T1 represents the thickness of these the first lens on this optical axis, and TTL represents the distance of this thing side to imaging surface on optical axis of these the first lens.

2. a kind of optical imaging lens according to claim 1, it is characterized in that: wherein this optical imaging lens comprises one the 4th lens be arranged at the 3rd lens thing side place first watch, and this optical imaging lens meets 7.749≤(T1+T2+T4)/AC12 first watch, T2 represents the thickness of these the second lens on this optical axis, T4 represents the thickness of the 4th lens on this optical axis, and AC12 represents the air gap width between these first lens and this second lens on this optical axis.

3. a kind of optical imaging lens according to claim 2, is characterized in that: wherein this optical imaging lens comprises first watch: this face, image side of the 3rd lens is recessed at optical axis near zone.

4. a kind of optical imaging lens according to claim 1, it is characterized in that: wherein this optical imaging lens meets 5.24≤(T1+T2)/AC12 first watch, T2 represents the thickness of these the second lens on this optical axis, and AC12 represents the air gap width between these first lens and this second lens on this optical axis.

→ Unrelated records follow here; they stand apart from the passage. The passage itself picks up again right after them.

@@ -1562,10 +1598,11 @@
                                      const double* cost_part, int ncost, int* off, int* seg, int* perm, int cpl,
                                      int seg_grid, double* msg, double* slots, int* slot_c, int xfp8, const int* gate,
                                      const void* cb, long long ldc, float* ub, double qscale, const float* cu,
-                                     void* stream) {
-  if (cb == nullptr || ub == nullptr || ldc < Dp) return (int)hipErrorInvalidValue;
+                                     float* ub_sorted, void* stream) {
+  if (cb == nullptr || ub == nullptr || ldc < Dp || ub_sorted == ub) return (int)hipErrorInvalidValue;
   return sort_accum(X, n, ldx, Dp, D, labels, rank, hist, nblk, round_rows, k, kp, cost_part, ncost, off, seg, perm,
-                    cpl, seg_grid, msg, slots, slot_c, xfp8, gate, stream, SegUB{(const u16*)cb, ldc, ub, qscale, cu});
+                    cpl, seg_grid, msg, slots, slot_c, xfp8, gate, stream,
+                    SegUB{(const u16*)cb, ldc, ub, qscale, cu, ub_sorted});
 }
 static int sort_accum(const void* X, long long n, long long ldx, int Dp, int D, const int* labels, const int* rank,
                       const int* hist, int nblk, int round_rows, int k, int kp, const double* cost_part, int ncost,
@@ -1585,12 +1622,29 @@
   int e = cml_status();
   if (e) return e;
   if (n == 0) return 0;
-  hipLaunchKernelGGL(kmeans_scatter, dim3(nblk), dim3(kScatterThreads), sizeof(int) * (size_t)k, st,
+  hipLaunchKernelGGL(kmeans_scatter<false>, dim3(nblk), dim3(kScatterThreads), sizeof(int) * (size_t)k, st,
                      labels, rank, n,
-                     nblk, 1, round_rows, k, off, perm, gate, want);
+                     nblk, 1, round_rows, k, off, perm, (const float*)nullptr, (float*)nullptr, gate, want);
   e = cml_status();
   if (e) return e;
-  return launch_segsum(X, n, ldx, Dp, D, perm, seg, k, cpl, seg_grid, msg, slots, slot_c, xfp8, gate, want, st, sub);
+  e = launch_segsum(X, n, ldx, Dp, D, perm, seg, k, cpl, seg_grid, msg, slots, slot_c, xfp8, gate, want, st, sub);
+  if (e || sub.ub_sorted == nullptr) return e;
+  hipLaunchKernelGGL(kmeans_scatter<true>, dim3(nblk), dim3(kScatterThreads), sizeof(int) * (size_t)k, st, labels,
+                     rank, n, nblk, 1, round_rows, k, off, (int*)nullptr, (const float*)sub.ub_sorted, sub.ub, gate,
+                     want);
+  return cml_status();
+}
+
+CML_API int cml_kmeans_unsort_f32(long long n, const int* labels, const int* rank, int nblk, int round_rows, int k,
+                                  const int* off, const float* src, float* dst, const int* gate, int want,
+                                  void* stream) {
+  if (k <= 0 || nblk <= 0 || round_rows <= 0 || n < 0 || src == nullptr || dst == nullptr)
+    return (int)hipErrorInvalidValue;
+  if (n == 0) return 0;
+  hipLaunchKernelGGL(kmeans_scatter<true>, dim3(nblk), dim3(kScatterThreads), sizeof(int) * (size_t)k,
+                     (hipStream_t)stream, labels, rank, n, nblk, 1, round_rows, k, off, (int*)nullptr, src, dst, gate,
+                     want);
+  return cml_status();
 }
 
 CML_API int cml_kmeans_sort_perm(long long n, const int* labels, const int* rank, const int* hist, int nblk,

5. a kind of optical imaging lens according to claim 4, is characterized in that: wherein this optical imaging lens comprises one the 4th lens be arranged at the 3rd lens image side place first watch, and this face, image side of the 4th lens is convex at optical axis near zone.

6. a kind of optical imaging lens according to claim 1, it is characterized in that: wherein this optical imaging lens comprises one the 4th lens be arranged at the 3rd lens thing side place first watch, and this optical imaging lens meets 5.899≤(T1+T4)/AC12 first watch, T4 represents the thickness of the 4th lens on this optical axis, and AC12 represents the air gap width between these first lens and this second lens on this optical axis.

7. a kind of optical imaging lens according to claim 6, is characterized in that: wherein this optical imaging lens comprises first watch: an aperture is arranged between these first lens and this second lens.

8. a kind of optical imaging lens according to claim 1, it is characterized in that: wherein this optical imaging lens comprises one the 4th lens be arranged at the 3rd lens thing side place first watch, and this optical imaging lens meets 4.358≤(T2+T4)/AC12 first watch, T2 represents the thickness of these the second lens on this optical axis, T4 represents the thickness of the 4th lens on this optical axis, and AC12 represents the air gap width between these first lens and this second lens on this optical axis.

9. a kind of optical imaging lens according to claim 1, it is characterized in that: wherein this optical imaging lens comprises one the 4th lens be arranged at the 3rd lens thing side place first watch, and this optical imaging lens meets 2.509≤T4/AC12 first watch, T4 represents the thickness of the 4th lens on this optical axis, and AC12 represents the air gap width between these first lens and this second lens on this optical axis.

10. a kind of optical imaging lens according to claim 1, is characterized in that: wherein this optical imaging lens first watch satisfied 3.39≤T1/AC12, AC12 represents the air gap width between these first lens and this second lens on this optical axis.

11. a kind of optical imaging lens according to claim 1, is characterized in that: wherein this optical imaging lens meets first watch | v1-v2|≤20, v1 represents the Abbe number of these the first lens, and v2 represents the Abbe number of these the second lens.

12. a kind of optical imaging lens according to claim 1, it is characterized in that: wherein this optical imaging lens comprises one the 4th lens be arranged at the 3rd lens thing side place first watch, and this optical imaging lens meets first watch | v1-v4|=0, v1 represents the Abbe number of these the first lens, and v4 represents the Abbe number of the 4th lens.

13. 1 kinds of portable electronic devices, is characterized in that: comprising: a casing; And an image module, be installed in this casing, comprise: just like claim the 1 to the optical imaging lens according to any one of the 12nd; One lens barrel, arranges this optical imaging lens to supply; One module rear seat unit, arranges this lens barrel to supply; And an image sensor, be positioned at the image side of this optical imaging lens.